L'atteggiamento verso Salvini e verso il pensionato che dice che non ne può più di tutti questi immigrati non può essere lo stesso. I razzisti vanno combattuti, gli xenofobi persuasi.
Sul web, nelle strade, nei bar: i discorsi razzisti – e conseguentemente gli atteggiamenti dello stesso segno – sono ormai dilaganti. La Sardegna, nonostante qualcuno cerchi di idealizzare un immaginario e atavico spirito di accoglienza innato, non è esente da questo processo infame che vede persone, magari buonissime nella vita di ogni giorno, restare indifferenti o addirittura gioire di fronte alla disperazione dei migranti o all’ennesima tragedia del mare.
Come tutti i fenomeni umani, anche questo è complesso e sfaccettato. Potrebbe essere molto utile affrontare la questione attraverso la differenziazione delle parole per indicare atteggiamenti diversi.
La proposta, che ha un valore politico intrinseco e non è una mera questione di precisione semantica, è la seguente: distinguere tra razzismo e xenofobia. Il razzismo è un atteggiamento fondato sulla credenza della divisione dell’umanità in razze, fatto smentito definitivamente da decenni dalla scienza sia nell’ambito dell’antropologia medica che in quello dell’antropologia culturale. Ne consegue una visione discriminatoria e coscientemente emarginazzante dei gruppi etnici differenti, generalmente finalizzata a scopi politici. La xenofobia, potrebbe essere allora intesa, con riferimento all’etimologia greca della parola, come la paura dello straniero. Paura, appunto, dunque un sentimento irrazionale, non cosciente e non finalizzato ad alcunché. Paura che spesso è dettata da ignoranza, anche senza far riferimento a chissà quali livelli di analfabetismo, nel senso che un laureato con quattro master può essere xenofobo perché non ha la minima conoscenza dei fondamenti dell’antropologia culturale o gli mancano nozioni elementari di storia e geografia.

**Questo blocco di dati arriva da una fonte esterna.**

template <int TP>
__global__ __launch_bounds__(256 * TP, 1) void vq_forward_f16_kernel(const float* __restrict__ x, int ldx,
                                                                     const float* __restrict__ cb, int N, int K,
                                                                     long long* __restrict__ idx_out, float* __restrict__ e_out,
                                                                     int lde, float* __restrict__ qx_out, int ldq, const VqFuse fz) {
  constexpr int D = 64, NT = 256 * TP;
  __shared__ float vq_red[8 * TP];
  __shared__ float vq_wmax[4 * TP];
  __shared__ float vq_m[TP][3][VQM_FB];
  __shared__ int vq_i[TP][2][VQM_FB];
  __shared__ float vq_xrow[4 * TP][D];
  extern __shared__ __attribute__((aligned(16))) unsigned char smem[];
  const int KT = ((K + 63) >> 6) * 2;
  unsigned char* wh = smem;
  unsigned char* wlo = smem + (size_t)KT * 4096;
  float* wimg = reinterpret_cast<float*>(smem);
  float* w2s = reinterpret_cast<float*>(smem + (size_t)KT * 32 * VQH_WS * 4);
  float* usw = w2s + KT * 32;
  float* sws = usw + KT * 32;
  const int tid = threadIdx.x, lane = tid & 63, l31 = lane & 31, half = lane >> 5;
  const int wave = __builtin_amdgcn_readfirstlane(tid >> 6), fg = wave & 3, tp = wave >> 2;
#ifdef VQ_PROF
  const unsigned long long vq_t0_ = __builtin_readcyclecounter();
#endif

  const long n = (long)blockIdx.x * VQM_FB + fg * 32 + l31;
  const bool valid = n < N;
  vq_f32x4 row[16];
  float w2max;
  if (fz.img) {
    constexpr int NPI = 16 / TP * 2;
    const vq_f32x4* src = reinterpret_cast<const vq_f32x4*>(fz.img);
    const float* tabs = reinterpret_cast<const float*>(fz.img + (size_t)KT * 8192);
    float* xt = reinterpret_cast<float*>(smem);
    constexpr int NXP = VQM_FB * 16 / NT;
    vq_f32x4 xv[NXP], av[NXP];
#pragma unroll
    for (int i = 0; i < NXP; i++) {
      const int pidx = tid + NT * i, f = pidx >> 4, c = pidx & 15;
      const long nf = (long)blockIdx.x * VQM_FB + f;
      xv[i] = nf < N ? *reinterpret_cast<const vq_f32x4*>(x + nf * (long)ldx + 4 * c) : vq_f32x4{0.f, 0.f, 0.f, 0.f};
      av[i] = (fz.add && nf < N) ? *reinterpret_cast<const vq_f32x4*>(fz.add + nf * (long)fz.ldadd + 4 * c) : vq_f32x4{0.f, 0.f, 0.f, 0.f};
    }
    vq_f32x4 pc[NPI];
#pragma unroll
    for (int j = 0; j < NPI; j++) { const int i = tid + NT * j; pc[j] = i < KT * 512 ? src[i] : vq_f32x4{0.f, 0.f, 0.f, 0.f}; }
    float tb[3];
#pragma unroll
    for (int j = 0; j < 3; j++) { const int i = tid + NT * j; tb[j] = i < 3 * KT * 32 ? tabs[i] : 0.f; }
    constexpr int NWM = (16 * 32 + NT - 1) / NT;
    float wm[NWM];
#pragma unroll
    for (int j = 0; j < NWM; j++) { const int k = tid + NT * j; wm[j] = k < KT * 32 ? tabs[3 * KT * 32 + k] : 0.f; }
#pragma unroll
    for (int i = 0; i < NXP; i++) {
      const int pidx = tid + NT * i;
      if (fz.add) xv[i] += av[i];
      if (fz.xsum_early) {
        const long nf = (long)blockIdx.x * VQM_FB + (pidx >> 4);
        if (nf < N) *reinterpret_cast<vq_f32x4*>(fz.xsum + nf * (long)fz.ldsum + 4 * (pidx & 15)) = xv[i];
      }
      *reinterpret_cast<vq_f32x4*>(xt + (size_t)(pidx >> 4) * VQH_WS + 4 * (pidx & 15)) = xv[i];
    }
    __syncthreads();
    {
      const float* xr = xt + (size_t)(fg * 32 + l31) * VQH_WS;
#pragma unroll
      for (int q = 0; q < 16; q++) row[q] = *reinterpret_cast<const vq_f32x4*>(xr + 4 * q);
    }
    __syncthreads();
    float wmx = 0.f;
#pragma unroll
    for (int j = 0; j < NWM; j++) wmx = fmaxf(wmx, wm[j]);
#pragma unroll
    for (int j = 0; j < NPI; j++) { const int i = tid + NT * j; if (i < KT * 512) reinterpret_cast<vq_f32x4*>(wh)[i] = pc[j]; }
#pragma unroll
    for (int j = 0; j < 3; j++) { const int i = tid + NT * j; if (i < 3 * KT * 32) w2s[i] = tb[j]; }
    for (int i = 3 * NT + tid; i < 3 * KT * 32; i += NT) w2s[i] = tabs[i];
#pragma unroll
    for (int o = 32; o > 0; o >>= 1) wmx = fmaxf(wmx, __shfl_xor(wmx, o, 64));
    if (lane == 0) vq_wmax[wave] = wmx;
    __syncthreads();
    w2max = vq_wmax[0];
#pragma unroll
    for (int w = 1; w < 4 * TP; w++) w2max = fmaxf(w2max, vq_wmax[w]);
  } else {
  {
    const float* xp = x + (valid ? n : 0) * (long)ldx;
#pragma unroll
    for (int q = 0; q < 16; q++) row[q] = *reinterpret_cast<const vq_f32x4*>(xp + 4 * q);
    if (fz.add) {
      const float* ap = fz.add + (valid ? n : 0) * (long)fz.ldadd;
#pragma unroll
      for (int q = 0; q < 16; q++) row[q] += *reinterpret_cast<const vq_f32x4*>(ap + 4 * q);
    }
  }
  constexpr int NPV = 16 / TP * 2;
  vq_f32x4 pv[NPV];
#pragma unroll
  for (int j = 0; j < NPV; j++) {
    const int pi = tid + NT * j, k = pi >> 4;
    pv[j] = (pi < KT * 32 * 16 && k < K) ? *reinterpret_cast<const vq_f32x4*>(cb + (size_t)pi * 4) : vq_f32x4{0.f, 0.f, 0.f, 0.f};
  }
#pragma unroll
  for (int j = 0; j < NPV; j++) {
    const int pi = tid + NT * j, k = pi >> 4, c = pi & 15;
    if (pi < KT * 32 * 16) *reinterpret_cast<vq_f32x4*>(wimg + (size_t)k * VQH_WS + 4 * c) = pv[j];
  }
  __syncthreads();
  float wmx = 0.f;
  for (int k = tid; k < KT * 32; k += NT) {
    float wm;
    vq_code_stats(wimg + (size_t)k * VQH_WS, k, K, w2s[k], usw[k], sws[k], wm);
    wmx = fmaxf(wmx, wm);
  }
#pragma unroll
  for (int o = 32; o > 0; o >>= 1) wmx = fmaxf(wmx, __shfl_xor(wmx, o, 64));
  if (lane == 0) vq_wmax[wave] = wmx;
  __syncthreads();
  w2max = vq_wmax[0];
#pragma unroll
  for (int w = 1; w < 4 * TP; w++) w2max = fmaxf(w2max, vq_wmax[w]);
  {
    float swk[NPV];
#pragma unroll
    for (int j = 0; j < NPV; j++) { const int pi = tid + NT * j; swk[j] = pi < KT * 32 * 16 ? sws[pi >> 4] : 1.f; }
#pragma unroll
    for (int j = 0; j < NPV; j++) {
      const int pi = tid + NT * j;
      if (pi < KT * 32 * 16) vq_plane_piece(pv[j], swk[j], pi >> 4, pi & 15, wh, wlo);
    }
  }
  }
  const bool w_ok = w2max < INFINITY;
  float x2 = 0.f, xmx = 0.f;
#pragma unroll
  for (int q = 0; q < 16; q++) {
#pragma unroll
    for (int j = 0; j < 4; j++) { x2 = vq_sq_acc(x2, row[q][j]); xmx = fmaxf(xmx, fabsf(row[q][j])); }
  }
  const int ex_raw = 10 - vq_expo(xmx);
  const bool x_ok = x2 < INFINITY && (xmx == 0.f || (ex_raw >= -60 && ex_raw <= 60));
  const int ex = (x_ok && xmx > 0.f) ? ex_raw : 0;
  vq_h8 xh[4], xl[4];
  {
    const float sx = vq_pow2(ex);
#pragma unroll
    for (int kc = 0; kc < 4; kc++)
#pragma unroll
      for (int j = 0; j < 8; j++) {
        const int d = 16 * kc + 8 * half + j;
        const float v0 = row[(16 * kc + j) >> 2][(16 * kc + j) & 3], v1 = row[(16 * kc + 8 + j) >> 2][(16 * kc + 8 + j) & 3];
        const float v = (half ? v1 : v0) * sx;
        (void)d;
        const _Float16 hi = (_Float16)v;
        xh[kc][j] = hi;
        xl[kc][j] = (_Float16)(v - (float)hi);
      }
  }
  const float sxinv = vq_pow2(-ex);
  __syncthreads();
  VQ_T(0)

  VqTop3 t;
  t.m1 = t.m2 = t.m3 = INFINITY;
  t.i1 = t.i2 = 0x7fffffff;
  const unsigned char* whl = wh + lane * 16;
  const unsigned char* wll = wlo + lane * 16;
#define VQH_TILE(aA, aB, ct, hc, lc, hn, ln)                                                                   \
  {                                                                                                            \
    _Pragma("unroll") for (int r = 0; r < 16; r++) { aA[r] = 0.f; aB[r] = 0.f; }                               \
    const size_t to_ = (size_t)((ct) + TP < KT ? (ct) + TP : (ct)) * 4096;                                     \
    _Pragma("unroll") for (int kc = 0; kc < 4; kc++) {                                                         \
      hn[kc] = *reinterpret_cast<const vq_h8*>(whl + to_ + kc * 1024);                                         \
      ln[kc] = *reinterpret_cast<const vq_h8*>(wll + to_ + kc * 1024);                                         \
    }                                                                                                          \
    _Pragma("unroll") for (int kc = 0; kc < 4; kc++) {                                                         \
      aA = __builtin_amdgcn_mfma_f32_32x32x16_f16(hc[kc], xh[kc], aA, 0, 0, 0);                                \
      aB = __builtin_amdgcn_mfma_f32_32x32x16_f16(lc[kc], xh[kc], aB, 0, 0, 0);                                \
      aB = __builtin_amdgcn_mfma_f32_32x32x16_f16(hc[kc], xl[kc], aB, 0, 0, 0);                                \
    }                                                                                                          \
  }
#define VQH_PICK(aA, aB, ct, tord) { const unsigned tagb_ = (unsigned)(tord) << 4; VQH_PICK_(aA, aB, ct) }
#define VQH_PICK_(aA, aB, ct)                                                                                  \
  _Pragma("unroll") for (int q = 0; q < 4; q++) {                                                              \
    const vq_f32x4 w2q = *reinterpret_cast<const vq_f32x4*>(w2s + (ct) * 32 + 8 * q + 4 * half);               \
    const vq_f32x4 usq = *reinterpret_cast<const vq_f32x4*>(usw + (ct) * 32 + 8 * q + 4 * half) * sxinv;       \
    _Pragma("unroll") for (int j2 = 0; j2 < 2; j2++) {                                                         \
      const vq_f32x2 acc = vq_f32x2{aA[4 * q + 2 * j2], aA[4 * q + 2 * j2 + 1]} +                              \
                           vq_f32x2{aB[4 * q + 2 * j2], aB[4 * q + 2 * j2 + 1]};                               \
      const vq_f32x2 v2 = __builtin_elementwise_fma(acc, vq_f32x2{usq[2 * j2], usq[2 * j2 + 1]},               \
                                                    vq_f32x2{w2q[2 * j2], w2q[2 * j2 + 1]});                   \
      const float vs_[2] = {v2.x, v2.y};      \
      _Pragma("unroll") for (int jj = 0; jj < 2; jj++) {                                                       \
        unsigned tag = tagb_ | (unsigned)(4 * q + 2 * j2 + jj);                                                \
        asm volatile("" : "+s"(tag));      \
        const float key = __builtin_bit_cast(float, (__builtin_bit_cast(unsigned, vs_[jj]) & keymask) | tag);  \
        t.m3 = __builtin_amdgcn_fmed3f(key, t.m2, t.m3);                                                       \
        t.m2 = __builtin_amdgcn_fmed3f(key, t.m1, t.m2);                                                       \
        t.m1 = vq_min_raw(key, t.m1);                                                                          \
      }                                                                                                        \
    }                                                                                                          \
  }
#define VQH_PAIR(nA, nB, ctn, hc, lc, hn, ln, pA, pB, ctp, tordp)                                              \
  VQH_TILE(nA, nB, ctn, hc, lc, hn, ln)                                                                        \
  VQH_PICK(pA, pB, ctp, tordp)                                                                                 \
  __builtin_amdgcn_sched_barrier(0);
  unsigned keymask = ~0x7fu;
  asm volatile("" : "+v"(keymask));
  f32x16 a0A, a0B, a1A, a1B;
  vq_h8 hA[4], lA[4], hB[4], lB[4];
#pragma unroll
  for (int kc = 0; kc < 4; kc++) {
    hA[kc] = *reinterpret_cast<const vq_h8*>(whl + (size_t)tp * 4096 + kc * 1024);
    lA[kc] = *reinterpret_cast<const vq_h8*>(wll + (size_t)tp * 4096 + kc * 1024);
  }
  VQH_TILE(a0A, a0B, tp, hA, lA, hB, lB)
  __builtin_amdgcn_sched_barrier(0);
  int tord = 0;
  for (int ct = tp; ct < KT - 2 * TP; ct += 2 * TP, tord += 2) {
    VQH_PAIR(a1A, a1B, ct + TP, hB, lB, hA, lA, a0A, a0B, ct, tord)
    VQH_PAIR(a0A, a0B, ct + 2 * TP, hA, lA, hB, lB, a1A, a1B, ct + TP, tord + 1)
  }
  VQH_PAIR(a1A, a1B, KT - TP + tp, hB, lB, hA, lA, a0A, a0B, KT - 2 * TP + tp, tord)
  VQH_PICK(a1A, a1B, KT - TP + tp, tord + 1)
#undef VQH_PAIR
#undef VQH_TILE
#undef VQH_PICK
  {
    const unsigned k1 = __builtin_bit_cast(unsigned, t.m1) & 0x7fu, k2 = __builtin_bit_cast(unsigned, t.m2) & 0x7fu;
    t.i1 = (int)((k1 >> 4) * TP + tp) * 32 + (int)(k1 & 3) + 8 * (int)((k1 >> 2) & 3) + 4 * half;
    t.i2 = (int)((k2 >> 4) * TP + tp) * 32 + (int)(k2 & 3) + 8 * (int)((k2 >> 2) & 3) + 4 * half;
  }
  {
    const float b1 = __shfl_xor(t.m1, 32, 64), b2 = __shfl_xor(t.m2, 32, 64), b3 = __shfl_xor(t.m3, 32, 64);
    const int j1 = __shfl_xor(t.i1, 32, 64), j2 = __shfl_xor(t.i2, 32, 64);
    vq_top3_merge(t, b1, b2, b3, j1, j2);
  }
  if (TP > 1) {
    if (half == 0) {
      const int f = fg * 32 + l31;
      vq_m[tp][0][f] = t.m1; vq_m[tp][1][f] = t.m2; vq_m[tp][2][f] = t.m3;
      vq_i[tp][0][f] = t.i1; vq_i[tp][1][f] = t.i2;
    }
    __syncthreads();
    const int f = fg * 32 + l31, o = tp ^ (TP - 1);
    vq_top3_merge(t, vq_m[o][0][f], vq_m[o][1][f], vq_m[o][2][f], vq_i[o][0][f], vq_i[o][1][f]);
  }
  VQ_T(3)
  const float xn = sqrtf(x2);
  const float w2a = w2s[(t.i1 >= 0 && t.i1 < KT * 32) ? t.i1 : 0];
  const float d1 = 2.0e-5f * xn * sqrtf(w2a) + 5.0e-7f * (x2 + w2a);
  const float p1 = VQH_KEY_EPS * fabsf(t.m1) + VQH_KEY_ABS;
  const float Rr = 2.001f * xn + sqrtf(fmaxf(t.m1 + p1 + d1, 0.f));
  const float wn = fminf(sqrtf(w2max), Rr * 1.001f);
  const float thr = d1 + 2.0e-5f * xn * wn + 5.0e-7f * (x2 + wn * wn);
  const bool trust = x_ok && w_ok && t.i1 < K;
  const bool sure = trust && (t.m2 - t.m1 > thr + p1 + (VQH_KEY_EPS * fabsf(t.m2) + VQH_KEY_ABS));
  const bool two = trust && !sure && (t.m3 - t.m1 > thr + p1 + (VQH_KEY_EPS * fabsf(t.m3) + VQH_KEY_ABS));
  const bool full = !sure && !two;
  int besti = t.i1;
  if (__builtin_amdgcn_ballot_w64(two)) {
    float dist = INFINITY;
    const int kc_ = half ? t.i2 : t.i1;
    if (two && kc_ < K) {
      const float* wp = cb + (size_t)kc_ * D;
      const float* xp = x + (valid ? n : 0) * (long)ldx;
      const float* ap = fz.add ? fz.add + (valid ? n : 0) * (long)fz.ldadd : nullptr;
      float dot = 0.f;
#pragma unroll
      for (int q = 0; q < 16; q++) {
        const vq_f32x4 wv = *reinterpret_cast<const vq_f32x4*>(wp + 4 * q);
        vq_f32x4 xv = *reinterpret_cast<const vq_f32x4*>(xp + 4 * q);
        if (ap) xv += *reinterpret_cast<const vq_f32x4*>(ap + 4 * q);
#pragma unroll
        for (int j = 0; j < 4; j++) dot = __builtin_fmaf(wv[j], xv[j], dot);
      }
      dist = (w2s[kc_] - 2.f * dot) + x2;
    }
    const float od = __shfl_xor(dist, 32, 64);
    const int oi = __shfl_xor(kc_, 32, 64);
    if (two) {
      const bool other = od < dist || (od == dist && oi < kc_);
      besti = other ? oi : kc_;
      if (!(dist < INFINITY) && !(od < INFINITY)) besti = 0x7fffffff;
    }
  }
  unsigned long long fm = __builtin_amdgcn_ballot_w64(full && half == 0);
  while (fm) {
    const int f = __builtin_ctzll(fm);
    fm &= fm - 1;
    {
      const long nf = (long)blockIdx.x * VQM_FB + fg * 32 + f;
      if (lane < 16) {
        vq_f32x4 xv = *reinterpret_cast<const vq_f32x4*>(x + (nf < N ? nf : 0) * (long)ldx + 4 * lane);
        if (fz.add) xv += *reinterpret_cast<const vq_f32x4*>(fz.add + (nf < N ? nf : 0) * (long)fz.ldadd + 4 * lane);
        *reinterpret_cast<vq_f32x4*>(&vq_xrow[wave][4 * lane]) = xv;
      }
      __builtin_amdgcn_fence(__ATOMIC_SEQ_CST, "wavefront");
    }
    const float fx2 = __shfl(x2, f, 64);
    float bd = INFINITY;
    int bi = 0x7fffffff;
    for (int k = lane; k < K; k += 64) {
      const float* wp = cb + (size_t)k * D;
      float dot = 0.f;
#pragma unroll
      for (int q = 0; q < 16; q++) {
        const vq_f32x4 wv = *reinterpret_cast<const vq_f32x4*>(wp + 4 * q);
        const vq_f32x4 xv = *reinterpret_cast<const vq_f32x4*>(&vq_xrow[wave][4 * q]);
#pragma unroll
        for (int j = 0; j < 4; j++) dot = __builtin_fmaf(wv[j], xv[j], dot);
      }
      const float dist = (w2s[k] - 2.f * dot) + fx2;
      if (dist < bd) { bd = dist; bi = k; }
    }
#pragma unroll
    for (int o = 32; o > 0; o >>= 1) {
      const float od = __shfl_xor(bd, o, 64);
      const int oi = __shfl_xor(bi, o, 64);
      if (od < bd || (od == bd && oi < bi)) { bd = od; bi = oi; }
    }
    if (l31 == f) besti = bi;
    __builtin_amdgcn_fence(__ATOMIC_SEQ_CST, "wavefront");
  }
  if (besti >= K) besti = 0;
  VQ_T(1)
  if (valid && half == 0 && tp == 0) {
    idx_out[n] = (long long)besti;
    if (!sure) atomicAdd(&vq_f16_flag_counts[two ? 1 : 2], 1ull);
  }
  float csum = 0.f, ccnt = 0.f;
  {
    constexpr int NG = 8 / TP;
    const int sub = lane >> 4, c4 = (lane & 15) * 4;
    const long nw = (long)blockIdx.x * VQM_FB + fg * 32;
    const bool want_x = qx_out || (fz.xsum && !fz.xsum_early) || fz.cpart;
    long nfs[NG];
    float4 ev[NG], xs[NG], as[NG];
    unsigned char mk[NG];
#pragma unroll
    for (int u = 0; u < NG; u++) {
      const int f = 4 * (tp * NG + u) + sub;
      const int bi = __shfl(besti, f, 64);
      nfs[u] = nw + f;
      const long nc = nfs[u] < N ? nfs[u] : 0;
      ev[u] = *reinterpret_cast<const float4*>(cb + (size_t)bi * D + c4);
      xs[u] = want_x ? *reinterpret_cast<const float4*>(x + nc * (long)ldx + c4) : make_float4(0.f, 0.f, 0.f, 0.f);
      as[u] = (want_x && fz.add) ? *reinterpret_cast<const float4*>(fz.add + nc * (long)fz.ldadd + c4) : make_float4(0.f, 0.f, 0.f, 0.f);
      mk[u] = (fz.cpart && fz.mask) ? fz.mask[nc] : (unsigned char)1;
    }
#pragma unroll
    for (int u = 0; u < NG; u++) {
      const long nf = nfs[u];
      if (nf < N) {
        const float4 e = ev[u];
        if (e_out) *reinterpret_cast<float4*>(e_out + nf * (long)lde + c4) = e;
        float4 xv = xs[u];
        if (want_x && fz.add) {
          xv.x += as[u].x; xv.y += as[u].y; xv.z += as[u].z; xv.w += as[u].w;
        }
        if (fz.xsum && !fz.xsum_early) *reinterpret_cast<float4*>(fz.xsum + nf * (long)fz.ldsum + c4) = xv;
        if (fz.cpart && mk[u]) {
          const float d0 = xv.x - e.x, d1 = xv.y - e.y, d2 = xv.z - e.z, d3 = xv.w - e.w;
          csum += d0 * d0; csum += d1 * d1; csum += d2 * d2; csum += d3 * d3;
          ccnt += 4.f;
        }
        if (qx_out) {
          float4 o;
          o.x = xv.x + (e.x - xv.x);
          o.y = xv.y + (e.y - xv.y);
          o.z = xv.z + (e.z - xv.z);
          o.w = xv.w + (e.w - xv.w);
          *reinterpret_cast<float4*>(qx_out + nf * (long)ldq + c4) = o;
        }
      }
    }
  }
  if (fz.cpart) {
#pragma unroll
    for (int o = 32; o > 0; o >>= 1) { csum += __shfl_xor(csum, o, 64); ccnt += __shfl_xor(ccnt, o, 64); }
    if (lane == 0) { vq_red[wave] = csum; vq_red[4 * TP + wave] = ccnt; }
    __syncthreads();
    if (tid == 0) {
      float a = vq_red[0], c = vq_red[4 * TP];
#pragma unroll
      for (int w = 1; w < 4 * TP; w++) { a += vq_red[w]; c += vq_red[4 * TP + w]; }
      fz.cpart[2 * blockIdx.x] = a; fz.cpart[2 * blockIdx.x + 1] = c;
    }
  }
  VQ_T(2)
}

Qual è il valore politico di questa precisazione? Si tratta di distinguere due obiettivi nella lotta contro il razzismo/xenofobia imperante. Da un lato i razzisti, gli imprenditori politici della paura – Salvini, Fusaro, eccetera – e dall’altra le persone normali, xenofobe perché condizionate dai razzisti, perché l’essere umano innatamente è diffidente verso lo straniero e per ignoranza di discipline che favoriscono la convivenza e affievoliscono le naturali tensioni interculturali. Contro i primi è lecito qualsiasi mezzo, sempre all’interno di una visione tattica intelligente; contro i secondi, l’arma è la persuasione, la gentilezza e la pazienza, ma soprattutto una programmazione culturale e scolastica finalizzata a creare dimestichezza con lo straniero, non paura, perché la paura finisce sempre per diventare odio.